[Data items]
=== Begin Enclosure ===
# nuggy875/NeRF_pytorch_paeng

Hardware: AMD Instinct MI355X
Metric: rays/sec (4096-ray batch, 64c+128f samples) + 800×800 frame render ms (higher is better)
Workload: dtype f32

## Files before the change

### include/mi_nerf.h

```cpp
#ifndef MI_NERF_H
#define MI_NERF_H

#include <stddef.h>
#include <stdint.h>

#ifdef __cplusplus
extern "C" {
#endif

#define MI_NERF_ABI_VERSION 4

#define MI_NERF_MODE_F32 0
#define MI_NERF_MODE_BF16 1
#define MI_NERF_MODE_BF16_64 2
#define MI_NERF_MODE_BF16_32 3
#define MI_NERF_MODE_F16S 5
#define MI_NERF_MODE_F16S_BF16 6
#define MI_NERF_MODE_F16 8
#define MI_NERF_MODE_F16_BF16 9

#define MI_NERF_OK 0
#define MI_NERF_EINVAL 1
#define MI_NERF_EHIP 2
#define MI_NERF_ERCCL 3

int mi_nerf_abi_version(void);
const char* mi_nerf_last_error(void);

typedef struct mi_nerf_net {
    int32_t D;
    int32_t W;
    int32_t skip;
    int32_t L_x;
    int32_t L_d;
} mi_nerf_net;

typedef struct mi_nerf_params {
    const float* const* linear_x_w;
    const float* const* linear_x_b;
    const float* linear_density_w;
    const float* linear_density_b;
    const float* linear_feat_w;
    const float* linear_feat_b;
    const float* linear_d_w;
    const float* linear_d_b;
    const float* linear_color_w;
    const float* linear_color_b;
} mi_nerf_params;

size_t mi_nerf_packed_bytes(const mi_nerf_net* net);
int mi_nerf_pack_weights(const mi_nerf_net* net, const mi_nerf_params* params, void* host_blob, size_t blob_bytes);
size_t mi_nerf_packed_bytes_bf16(const mi_nerf_net* net);
int mi_nerf_pack_weights_bf16(const mi_nerf_net* net, const mi_nerf_params* params, void* host_blob, size_t blob_bytes);

int mi_nerf_make_o_d(int W, int H, const float k4[4], const float pose12[12], int row0, int n_rows,
                     float* rays_o_dev, float* rays_d_dev, void* stream);
int mi_nerf_make_o_d_pixels(int W, int H, const float k4[4], const float pose12[12], const int64_t* pix_dev,
                            int64_t n, float* rays_o_dev, float* rays_d_dev, void* stream);

int mi_nerf_ndc_rays(int H, int W, float focal, float near_, const float* o_in_dev, int64_t o_stride,
                     const float* d_in_dev, int64_t d_stride, int64_t n, float* o_out_dev, float* d_out_dev,
                     void* stream);

int mi_nerf_fill_uniform(uint32_t seed, uint32_t stream_id, int64_t ray0, int64_t n_rays, int n_samples,
                         float* out_dev, void* stream);

int mi_nerf_stratified_z(int64_t n_rays, int S, float near_, float far_, const float* t_rand_dev, float* z_dev,
                         void* stream);

int mi_nerf_sample_pdf(const float* bins_dev, const float* weights_dev, int64_t n, int B, int N, int det,
                       const float* u_dev, float* samples_dev, void* stream);
int mi_nerf_fine_z(const float* z_c_dev, const float* weights_c_dev, int64_t n, int Sc, int Nf, int det,
                   const float* u_dev, float* z_fine_dev, float* z_samples_dev, void* stream);

int mi_nerf_embed(const float* rays_dev, const float* z_dev, int64_t n_rays, int S, int L_x, int L_d,
                  float* embedded_dev, void* stream);

int mi_nerf_posenc(const float* x_dev, int64_t n, int L, float* out_dev, void* stream);

int mi_nerf_mlp_embedded(const mi_nerf_net* net, const void* packed_dev, const float* x_dev, int64_t n,
                         float* out_dev, void* stream);
int mi_nerf_mlp_rays(const mi_nerf_net* net, const void* packed_dev, const float* rays_dev, const float* z_dev,
                     int64_t n_rays, int S, float* raw_dev, void* stream);
int mi_nerf_mlp_rays_bf16(const mi_nerf_net* net, const void* packed_bf16_dev, const float* rays_dev,
                          const float* z_dev, int64_t n_rays, int S, float* raw_dev, void* stream);
int mi_nerf_mlp_rays_bf16_shape(const mi_nerf_net* net, const void* packed_bf16_dev, const float* rays_dev,
                                const float* z_dev, int64_t n_rays, int S, float* raw_dev, int points_per_wave, void* stream);

size_t mi_nerf_packed_bytes_f16s(const mi_nerf_net* net);
int mi_nerf_pack_weights_f16s(const mi_nerf_net* net, const mi_nerf_params* params, void* host_blob, size_t blob_bytes);
int mi_nerf_mlp_rays_f16s(const mi_nerf_net* net, const void* packed_f16s_dev, const float* rays_dev, const float* z_dev,
                          int64_t n_rays, int S, float* raw_dev, void* stream);
int mi_nerf_mlp_rays_train_f16s(const mi_nerf_net* net, const void* packed_f16s_dev, const float* rays_dev, const float* z_dev,
                                int64_t n_rays, int S, float* raw_dev, void* stash_dev, size_t stash_bytes, void* stream);
size_t mi_nerf_pack_map_f16s_len(const mi_nerf_net* net);
int mi_nerf_pack_map_f16s(const mi_nerf_net* net, int32_t* map_host, size_t map_len);
int mi_nerf_pack_apply_f16s(const mi_nerf_net* net, const int32_t* map_dev, const float* flat_dev, void* blob_dev, size_t blob_bytes,
                            uint32_t* out_of_range_dev, void* stream);
size_t mi_nerf_packed_bytes_bwd_f16s(const mi_nerf_net* net);
int mi_nerf_pack_weights_bwd_f16s(const mi_nerf_net* net, const mi_nerf_params* params, void* host_blob, size_t blob_bytes);
size_t mi_nerf_pack_map_bwd_f16s_len(const mi_nerf_net* net);
int mi_nerf_pack_map_bwd_f16s(const mi_nerf_net* net, int32_t* map_host, size_t map_len);
int mi_nerf_pack_apply_bwd_f16s(const mi_nerf_net* net, const int32_t* map_dev, const float* flat_dev, void* blob_dev, size_t blob_bytes,
                                uint32_t* out_of_range_dev, void* stream);

int mi_nerf_composite(const float* raw_dev, const float* z_dev, const float* rays_dev, int ray_stride, int64_t n,
                      int S, float* rgb_dev, float* disp_dev, float* acc_dev, float* weights_dev,
                      float* depth_dev, void* stream);

typedef struct mi_nerf_render_cfg {
    float near_, far_;
    int32_t Sc, Nf;
    int32_t det;
#if defined(__cplusplus) || (defined(__STDC_VERSION__) && __STDC_VERSION__ >= 201112L)
    union {
        int32_t mode;
        int32_t use_bf16;
    };
#else
    int32_t mode;
#endif
    uint32_t seed;
    uint32_t reserved;
    int64_t ray_offset;
} mi_nerf_render_cfg;
size_t mi_nerf_render_workspace_bytes(const mi_nerf_render_cfg* cfg, int64_t n_rays);
int mi_nerf_render_rays(const mi_nerf_net* net, const void* packed_coarse_dev, const void* packed_fine_dev,
                        const mi_nerf_render_cfg* cfg, const float* rays_dev, int64_t n_rays,
                        const float* t_rand_dev, const float* u_dev, void* workspace_dev, size_t workspace_bytes,
                        float* rgb_c_dev, float* disp_c_dev, float* rgb_f_dev, float* disp_f_dev, void* stream);
typedef struct mi_nerf_workspace_layout {
    size_t z_c, raw_c, weights_c, z_f, raw_f, total;
} mi_nerf_workspace_layout;
int mi_nerf_render_workspace_layout(const mi_nerf_render_cfg* cfg, int64_t n_rays, mi_nerf_workspace_layout* out);

int mi_nerf_composite_backward(const float* raw_dev, const float* z_dev, const float* rays_dev, int ray_stride,
                               int64_t n, int S, const float* d_rgb_dev, float* d_raw_dev, void* stream);

size_t mi_nerf_param_count(const mi_nerf_net* net);

size_t mi_nerf_packed_bytes_bwd(const mi_nerf_net* net);
int mi_nerf_pack_weights_bwd(const mi_nerf_net* net, const mi_nerf_params* params, void* host_blob, size_t blob_bytes);
int mi_nerf_pack_map(const mi_nerf_net* net, int kind, int32_t* map_host, size_t map_len);
int mi_nerf_pack_apply(const int32_t* map_dev, const float* flat_params_dev, size_t blob_bytes, void* blob_dev, void* stream);
size_t mi_nerf_pack_map_bf16_len(const mi_nerf_net* net);
int mi_nerf_pack_map_bf16(const mi_nerf_net* net, int32_t* map_host, size_t map_len);
int mi_nerf_pack_apply_bf16(const mi_nerf_net* net, const int32_t* map_dev, const float* flat_params_dev, void* blob_dev,
                            size_t blob_bytes, void* stream);

typedef struct mi_nerf_train_layout {
    size_t stash_h, stash_f, stash_g;
    size_t mask_h, mask_g, stash_bytes;
    size_t delta_h, delta_f, delta_d, emb, partial, work_bytes;
} mi_nerf_train_layout;
int mi_nerf_train_layout_query(const mi_nerf_net* net, int64_t n_rays, int S, mi_nerf_train_layout* out);

int mi_nerf_mlp_rays_train(const mi_nerf_net* net, const void* packed_dev, const float* rays_dev, const float* z_dev,
                           int64_t n_rays, int S, float* raw_dev, void* stash_dev, size_t stash_bytes, void* stream);
int mi_nerf_mlp_backward(const mi_nerf_net* net, const void* packed_dev, const void* packed_bwd_dev, const float* rays_dev,
                         const float* z_dev, int64_t n_rays, int S, const float* d_raw_dev, const void* stash_dev,
                         void* work_dev, size_t work_bytes, float* grads_dev, int stage, void* stream);
int mi_nerf_mlp_backward_mode(const mi_nerf_net* net, const void* packed_dev, const void* packed_bwd_dev, const float* rays_dev,
                              const float* z_dev, int64_t n_rays, int S, const float* d_raw_dev, const void* stash_dev, void* work_dev,
                              size_t work_bytes, float* grads_dev, int stage, int mode, void* stream);

int mi_nerf_mlp_embedded_train(const mi_nerf_net* net, const void* packed_dev, const float* x_dev, int64_t n, float* out_dev,
                               void* stash_dev, size_t stash_bytes, void* stream);
int mi_nerf_mlp_embedded_backward(const mi_nerf_net* net, const void* packed_dev, const void* packed_bwd_dev, const float* x_dev,
                                  int64_t n, const float* d_out_dev, const void* stash_dev, void* work_dev, size_t work_bytes,
                                  float* grads_dev, void* stream);

size_t mi_nerf_wgrad_scratch_bytes(void);
int mi_nerf_wgrad_products(int n, const float* const* delta_dev, const int* ldd, const int* M, const float* const* x_dev, const int* ldx,
                           const int* N, int64_t P, float* const* out_dev, const int* ldo, float* const* bias_dev, void* scratch_dev,
                           size_t scratch_bytes, int iters, float* avg_ms_out, void* stream);
int mi_nerf_wgrad_products_f16s(int n, const float* const* delta_dev, const int* ldd, const int* M, const float* const* x_dev, const int* ldx,
                                const int* N, int64_t P, float* const* out_dev, const int* ldo, float* const* bias_dev, void* scratch_dev,
                                size_t scratch_bytes, int iters, float* avg_ms, void* stream);

#define MI_NERF_REDUCE_SCRATCH_BYTES 8192
int mi_nerf_image_metrics(const float* pred_dev, const float* target_dev, int64_t n, float* out2_dev, void* scratch_dev,
                          size_t scratch_bytes, void* stream);
int mi_nerf_nanmax(const float* x_dev, int64_t n, float* out_dev, void* scratch_dev, size_t scratch_bytes, void* stream);
int mi_nerf_to8b(const float* x_dev, int64_t n, const float* divisor_dev, uint8_t* out_dev, void* stream);
int mi_nerf_rays_rgb(int W, int H, const float k4[4], const float* poses_dev, const float* images_dev, int64_t n_img,
                     float* rays_rgb_dev, void* stream);
int mi_nerf_permute_rows(const float* src_dev, const int64_t* perm_dev, int64_t n, int row_floats, float* dst_dev, void* stream);

#define MI_NERF_COMM_ID_BYTES 128
int mi_nerf_rccl_available(void);
int mi_nerf_comm_unique_id(void* id_host);
int mi_nerf_comm_init_rank(const void* id_host, int world, int rank, void** comm_out);
int mi_nerf_comm_info(void* comm, int* world_out, int* rank_out, int* device_out);
int mi_nerf_comm_destroy(void* comm);
size_t mi_nerf_all_gather_staging_bytes(int world, int H, int W, int C);
int mi_nerf_all_gather_tiles(void* comm, const float* tile_dev, int rows_local, int H, int W, int C, float* frame_dev, void* staging_dev,
                             size_t staging_bytes, void* stream);
int mi_nerf_unpad_tiles(const float* staging_dev, int world, int H, int W, int C, float* frame_dev, void* stream);

int mi_nerf_time_mlp_rays(const mi_nerf_net* net, const void* packed_dev, const float* rays_dev, const float* z_dev,
                          int64_t n_rays, int S, float* raw_dev, int iters, int mode, float* avg_ms_out,
                          void* stream);

int mi_nerf_selftest_mfma(void* stream);

#ifdef __cplusplus
}
#endif
#endif
```

### nerf_pytorch_paeng_amd/_lib.py

```python
from __future__ import annotations

import ctypes as C
import os
from typing import Optional

import torch

HERE = os.path.dirname(os.path.abspath(__file__))
LIB_PATH = os.environ.get("MI_NERF_LIB") or os.path.join(HERE, "libmi_nerf.so")
ABI_VERSION = 4


class MiNerfError(RuntimeError):
    pass


def loader(module: dict, prefix: str, first=None):
    handle: Optional[C.CDLL] = None

    def lib() -> C.CDLL:
        nonlocal handle
        if handle is None:
            path = module["LIB_PATH"]
            if not os.path.exists(path):
                raise MiNerfError(
                    f"{path} not found: build it with `python -m nerf_pytorch_paeng_amd.build` "
                    "(hipcc --offload-arch=gfx950).  There is no CPU/PyTorch fallback for this path.")
            if first is not None:
                first()
            h = C.CDLL(path)
            for name, (res, args) in module["SIGNATURES"].items():
                try:
                    fn = getattr(h, name)
                except AttributeError as e:
                    raise MiNerfError(f"{path} does not export {name}: stale build?") from e
                fn.restype, fn.argtypes = res, args
            v = getattr(h, prefix + "_abi_version")()
            if v != module["ABI_VERSION"]:
                raise MiNerfError(f"ABI mismatch: library {v}, binding {module['ABI_VERSION']}")
            handle = h
        return handle

    def last_error() -> str:
        msg = getattr(lib(), prefix + "_last_error")()
        return msg.decode() if msg else ""

    def check(rc: int, what: str) -> None:
        if rc != 0:
            raise MiNerfError(f"{what} failed (status {rc}): {last_error() or '?'}")

    return lib, check, last_error
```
=== End Enclosure ===
Aim of the task » Using the records above, say how many lines include the string "return". Only the number is wanted.

Result for this task » 3